Building reconstruction from multiple data fusion The use of different data sources, such as panchromatic images, colour images, surface models, laser scan data or existing GIS data often increases the reliability of extraction process (Brenner, 2000). Rottensteiner and Briese (2003) suggest a roof face extraction process using seed regions and region growing in regularised lidar derived DSM. In this process, intersection and step edges are detected and a polyhedral model is derived. It is proposed to detect regular structures automatically and to introduce them as constrains into a global adjustment. The authors also suggest the use of additional aerial images to detect small planar segments and to fit the wire frame models obtained from the lidar data to aerial images in order to improve the geometric accuracy.

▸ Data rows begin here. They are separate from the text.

struct NoGroups {};
template <bool GR> struct GroupParam { using type = NoGroups; };
template <> struct GroupParam<true> { using type = GroupTable; };
__device__ __forceinline__ const GroupEntry &group_entry(const GroupTable &t, uint32_t i) { return t.e[i]; }
__device__ __forceinline__ GroupEntry group_entry(const NoGroups &, uint32_t) { return GroupEntry{}; }
__device__ __forceinline__ uint32_t group_tiles(const GroupTable &t) { return t.tiles; }
__device__ __forceinline__ uint32_t group_tiles(const NoGroups &) { return 0; }

static_assert(2 * sizeof(CUtensorMap) + sizeof(GemmArgs) + sizeof(GroupTable) <= 4096,
              "kernel parameters of the grouped GEMM exceed 4 KB: shrink kMaxGroupTiles");
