diff --git a/ode-column_b200/csrc/stage_tc_bwd.cu b/ode-column_b200/csrc/stage_tc_bwd.cu
--- a/ode-column_b200/csrc/stage_tc_bwd.cu
+++ b/ode-column_b200/csrc/stage_tc_bwd.cu
@@ -2,6 +2,35 @@
 
 namespace odecol {
 namespace tc {
+
+constexpr int DW_BK16 = 64;
+struct Dw16 {
+    const unsigned int* fmt;
+    unsigned int* amx;
+    float* scl;
+    unsigned int* rs_done;
+    uint16_t* A16; size_t a16_plane;
+};
+ODECOL_DEVINL int dw16_shift(unsigned int mbits) {
+    if (mbits == 0u || mbits >= 0x7f800000u) return 0;
+    int e = 0;
+    frexpf(__uint_as_float(mbits), &e);
+    return max(-126, min(126, 10 - e));
+}
+ODECOL_DEVINL bool dw16_window(unsigned int mbits, int sh) {
+    if (mbits == 0u) return true;
+    if (mbits >= 0x7f800000u) return false;
+    int e = 0;
+    frexpf(__uint_as_float(mbits), &e);
+    return e + sh >= 5 && e + sh <= 15;
+}
+ODECOL_DEVINL void dw16_resplit(const float* __restrict__ hi, const float* __restrict__ lo, uint16_t* __restrict__ h16,
+                                size_t plane16, size_t count, float sc, size_t e0, size_t step) {
+    for (size_t e = e0; e < count; e += step) {
+        const F16x2 t = f16_split2((__ldcg(hi + e) + __ldcg(lo + e)) * sc);
+        h16[e] = t.h; h16[plane16 + e] = t.l;
+    }
+}
 
 template <int S>
 struct BwdEpiT {
@@ -15,10 +44,14 @@
     float* b3T;
     const float* DRT;
     float* AVhi_nxt; float* AVlo_nxt;
+    uint16_t* A16_nxt;
+    size_t a16_plane;
+    const unsigned int* amx_pred; unsigned int* amx_rec;
     const float* grad_y;
     const int* inv;
     float gamma, inv_tm, inv_ta, inv_ts;
     float dt, h8p;
+    float a16s;
     const float* gy_step;
     int needF;
 
@@ -27,6 +60,7 @@
         h8p = n > 0 ? __fsub_rn(__ldg(t + n), __ldg(t + n - 1)) * 0.125f : 0.f;
         needF = __ldg(inv + 3 * p.N);
         gy_step = grad_y + (size_t)n * p.B * G;
+        a16s = A16_nxt ? ldexpf(1.0f, dw16_shift(__ldcg(amx_pred))) : 0.f;
     }
 
     struct Group { float4 aV, aA, dr, lV, lA, lF, p4V, p4A, p3V, p3A, gv, ga, gf; };
@@ -63,6 +97,7 @@
         const int bg = n0 + g * TNq;
         Group nxt;
         load_group(nxt, o0, pl, bg, gV, gA, gF);
+        unsigned int mx = 0u;
 #pragma unroll 1
         for (int q = 0; q < nq; ++q) {
             const size_t oq = o0 + q * qstride;
@@ -127,10 +162,23 @@
             for (int e = 0; e < 4; ++e) {
                 const float v = gamma * nV[e];
                 const float h = tf32_rna(v);
+                const bool ok = b0 + e < B;
                 float* ph = ah + (size_t)e * NPk;
-                st_global_if(ph, h, b0 + e < B);
-                st_global_if(ph + lo_off, tf32_rna(v - h), b0 + e < B);
-            }
+                st_global_if(ph, h, ok);
+                st_global_if(ph + lo_off, tf32_rna(v - h), ok);
+                if (A16_nxt) {
+                    const F16x2 t2 = f16_split2(v * a16s);
+                    uint16_t* p16 = A16_nxt + (size_t)(b0 + e) * NPk + j;
+                    st_global_u16_if(p16, t2.h, ok);
+                    st_global_u16_if(p16 + a16_plane, t2.l, ok);
+                    if (ok) mx = max(mx, __float_as_uint(fabsf(v)));
+                }
+            }
+        }
+        if (A16_nxt) {
+            const unsigned int act = __activemask();
+            const unsigned int m = __reduce_max_sync(act, mx);
+            if (m && (threadIdx.x & 31) == (unsigned)(__ffs(act) - 1)) atomicMax(amx_rec, m);
         }
     }
     ODECOL_DEVINL void tile_done(int, int, int, int, int) const {}
@@ -139,14 +187,17 @@
 constexpr int DW_BK = 32;
 constexpr int DW_T = 128;
 struct DwShape { int MT, NT, Z, rows_per_split, total_rows, N, Kaug, ld_w; float* grad_W; uint32_t lbo, sbo, major_bits, kadv;
-                 float* partial; };
-ODECOL_DEVINL uint64_t make_smem_desc_mn(uint32_t smem_addr, uint32_t lbo, uint32_t sbo) {
+                 float* partial;
+                 const unsigned int* fmt;
+                 const float* scl; };
+constexpr uint32_t DW16_BOX = DW_BK16 * 128, DW16_SBO = 1024, DW16_KADV = 2048;
+ODECOL_DEVINL uint64_t make_smem_desc_mn(uint32_t smem_addr, uint32_t lbo, uint32_t sbo, uint32_t swz = 1) {
     uint64_t d = 0;
     d |= (uint64_t)((smem_addr & 0x3FFFFu) >> 4);
     d |= (uint64_t)(lbo >> 4) << 16;
     d |= (uint64_t)(sbo >> 4) << 32;
     d |= (uint64_t)1 << 46;
-    d |= (uint64_t)1 << 61;
+    d |= (uint64_t)swz << 61;
     return d;
 }
 
@@ -164,7 +215,16 @@
     float gamma, inv_tm, inv_ta, inv_ts;
     unsigned int* done; unsigned int done_base;
     DwShape ds;
+    Dw16 d16;
 };
+
+template <class E>
+__host__ __device__ __forceinline__ void set_a16(E& e, const Dw16& d, int n, int S, size_t nxt, size_t astride) {
+    const int m = S == 1 ? n - 1 : n;
+    e.A16_nxt = d.A16 ? d.A16 + nxt * astride : nullptr;
+    e.a16_plane = d.a16_plane;
+    e.amx_pred = d.amx + m + 2; e.amx_rec = d.amx + m;
+}
 
 template <int S>
 ODECOL_DEVINL void chain_epilogue(const BwdChainArgs& a, int m_tile, int row, int n0, int nt, int g, int TNq,
@@ -175,10 +235,19 @@
     const size_t astride = (size_t)a.Bp * a.NPk;
     const size_t nxt = S == 1 ? (size_t)((a.set ^ 1) * 4 + 3) : (size_t)(a.set * 4 + S - 2);
     e.AVhi_nxt = a.AVhi + nxt * astride; e.AVlo_nxt = a.AVlo + nxt * astride;
+    set_a16(e, a.d16, a.n, S, nxt, astride);
     e.grad_y = a.grad_y; e.inv = a.inv; e.gamma = a.gamma;
     e.inv_tm = a.inv_tm; e.inv_ta = a.inv_ta; e.inv_ts = a.inv_ts;
     e.prepare();
     e.rows(m_tile, row, n0, nt, g, TNq, tot);
+}
+
+ODECOL_DEVINL void wait_count(const unsigned int* c, unsigned int need) {
+    uint32_t spins = 0;
+    while ((int)(ld_acquire_u32(c) - need) < 0) {
+        __nanosleep(64);
+        if (++spins > (1u << 26)) __trap();
+    }
 }
 
 template <bool FUSE_DW>
@@ -186,7 +255,9 @@
 k_tc_bwd_chain(const __grid_constant__ CUtensorMap mW_hi, const __grid_constant__ CUtensorMap mW_lo,
                const __grid_constant__ CUtensorMap mA_hi, const __grid_constant__ CUtensorMap mA_lo,
                const __grid_constant__ CUtensorMap dA_hi, const __grid_constant__ CUtensorMap dA_lo,
-               const __grid_constant__ CUtensorMap dB_hi, const __grid_constant__ CUtensorMap dB_lo, BwdChainArgs a) {
+               const __grid_constant__ CUtensorMap dB_hi, const __grid_constant__ CUtensorMap dB_lo,
+               const __grid_constant__ CUtensorMap dA16_hi, const __grid_constant__ CUtensorMap dA16_lo,
+               const __grid_constant__ CUtensorMap dB16_hi, const __grid_constant__ CUtensorMap dB16_lo, BwdChainArgs a) {
     extern __shared__ uint8_t smem_raw[];
     __shared__ __align__(8) uint64_t bars[2 * STAGES + 2];
     __shared__ uint32_t tmem_base_slot;
@@ -205,6 +276,8 @@
     const DwShape& ds = a.ds;
     const int dw_tiles = ds.MT * ds.NT, dw_items = FUSE_DW ? dw_tiles * ds.Z : 0;
     constexpr uint32_t dw_box = DW_BK * 128, dw_op = 4 * dw_box, dw_stage = 4 * dw_op;
+    const bool dw16 = FUSE_DW && ds.fmt && *ds.fmt == 0u;
+    const int dw_rows_kb = dw16 ? DW_BK16 : DW_BK;
     const uint32_t stride = FUSE_DW ? (stage_bytes > dw_stage ? stage_bytes : dw_stage) : stage_bytes;
 
     if (threadIdx.x == 0) {
@@ -249,13 +322,18 @@
                     }
                 }
             }
+            if (dw16 && dw_items) {
+                for (int nt = 0; nt < ts.NT; ++nt) wait_count(a.done + nt, a.done_base + (unsigned int)ts.MT * 3u);
+                const unsigned int m = ld_acquire_u32(a.d16.amx + a.n);
+                if (!dw16_window(m, dw16_shift(__ldcg(a.d16.amx + a.n + 2)))) wait_count(a.d16.rs_done + a.n, gridDim.x);
+            }
             for (int item = blockIdx.x; item < dw_items; item += gridDim.x) {
                 const int tile = item % dw_tiles, z = ds.Z - 1 - item / dw_tiles;
                 const int i0 = (tile % ds.MT) * DW_T, k0 = (tile / ds.MT) * DW_T;
                 const int r0 = z * ds.rows_per_split;
                 int r1 = r0 + ds.rows_per_split;
                 if (r1 > ds.total_rows) r1 = ds.total_rows;
-                const int KBd = (r1 - r0) / DW_BK;
+                const int KBd = (r1 - r0) / dw_rows_kb;
                 for (int slot = r0 / a.Bp; slot <= (r1 - 1) / a.Bp && slot < 3 && KBd > 0; ++slot) {
                     const int lo = (r0 > slot * a.Bp ? r0 - slot * a.Bp : 0) / ts.TN;
                     const int hi = ((r1 < (slot + 1) * a.Bp ? r1 - slot * a.Bp : a.Bp) - 1) / ts.TN;
@@ -270,16 +348,26 @@
                 }
                 asm volatile("fence.proxy.async;" ::: "memory");
                 for (int kb = 0; kb < KBd; ++kb) {
-                    const int row = r0 + kb * DW_BK;
+                    const int row = r0 + kb * dw_rows_kb;
                     mbar_wait(empty0 + 8 * stage, phase ^ 1);
                     const uint32_t base = ring + stage * stride, fb = full0 + 8 * stage;
                     mbar_expect_tx(fb, dw_stage);
-#pragma unroll
-                    for (int m = 0; m < 4; ++m) {
-                        tma_load_2d(base + m * dw_box, &dA_hi, fb, i0 + 32 * m, row);
-                        tma_load_2d(base + dw_op + m * dw_box, &dA_lo, fb, i0 + 32 * m, row);
-                        tma_load_2d(base + 2 * dw_op + m * dw_box, &dB_hi, fb, k0 + 32 * m, row);
-                        tma_load_2d(base + 3 * dw_op + m * dw_box, &dB_lo, fb, k0 + 32 * m, row);
+                    if (dw16) {
+#pragma unroll
+                        for (int m = 0; m < 2; ++m) {
+                            tma_load_2d(base + m * DW16_BOX, &dA16_hi, fb, i0 + 64 * m, row);
+                            tma_load_2d(base + dw_op + m * DW16_BOX, &dA16_lo, fb, i0 + 64 * m, row);
+                            tma_load_2d(base + 2 * dw_op + m * DW16_BOX, &dB16_hi, fb, k0 + 64 * m, row);
+                            tma_load_2d(base + 3 * dw_op + m * DW16_BOX, &dB16_lo, fb, k0 + 64 * m, row);
+                        }
+                    } else {
+#pragma unroll
+                        for (int m = 0; m < 4; ++m) {
+                            tma_load_2d(base + m * dw_box, &dA_hi, fb, i0 + 32 * m, row);
+                            tma_load_2d(base + dw_op + m * dw_box, &dA_lo, fb, i0 + 32 * m, row);
+                            tma_load_2d(base + 2 * dw_op + m * dw_box, &dB_hi, fb, k0 + 32 * m, row);
+                            tma_load_2d(base + 3 * dw_op + m * dw_box, &dB_lo, fb, k0 + 32 * m, row);
+                        }
                     }
                     if (++stage == STAGES) { stage = 0; phase ^= 1; }
                 }
@@ -315,15 +403,17 @@
                     tphase ^= 1;
                 }
             }
-            const uint32_t idesc_dw = (1u << 4) | (2u << 7) | (2u << 10) | ds.major_bits |
+            const uint32_t idesc_dw = (1u << 4) | (dw16 ? 0u : (2u << 7) | (2u << 10)) | ds.major_bits |
                                       ((uint32_t)(DW_T >> 3) << 17) | ((uint32_t)(BM >> 4) << 24);
             const uint32_t d_small_dw = tmem_base + kMainAcc * DW_T;
+            const uint32_t lbo = dw16 ? DW16_BOX : ds.lbo, sbo = dw16 ? DW16_SBO : ds.sbo, kadv = dw16 ? DW16_KADV : ds.kadv;
+            const uint32_t swz = dw16 ? 2u : 1u;
             for (int item = blockIdx.x; item < dw_items; item += gridDim.x) {
                 const int z = ds.Z - 1 - item / dw_tiles;
                 const int r0 = z * ds.rows_per_split;
                 int r1 = r0 + ds.rows_per_split;
                 if (r1 > ds.total_rows) r1 = ds.total_rows;
-                const int KBd = (r1 - r0) / DW_BK;
+                const int KBd = (r1 - r0) / dw_rows_kb;
                 mbar_wait(tempty, tphase ^ 1);
                 tc_fence_after();
                 int j = 0;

Rottensteiner et al. (2003) integrated lidar and high-resolution multi-spectral data for the automatic detection of buildings with heterogeneous appearances; a hierarchic integration technique was adopted to detect buildings in urban settings. Hofmann (2001) used an object-based classification scheme to detect buildings and roads in IKONOS data using additional elevation information. In light of these reviews, this paper describes the use of high resolution imagery combined with a lidar derived DSM for initial building planar roof reconstruction and subsequent 3D modelling. This approach has been adopted to make more accurate 3D building models with less complicated machine processes. IMPLEMENTATION The work flow for the proposed building extraction method is presented in Figure 1. First, building regions are detected in high resolution imagery and lidar data by an object-oriented classification procedure. As a result, 2D building regions are extracted for further geometric reconstruction. In the subsequent processes, these building regions are treated individually and initial height jumps for each edge are collected manually from lidar data. Then, initial planar patches are reconstructed in the object space through bi-linear surface interpolation.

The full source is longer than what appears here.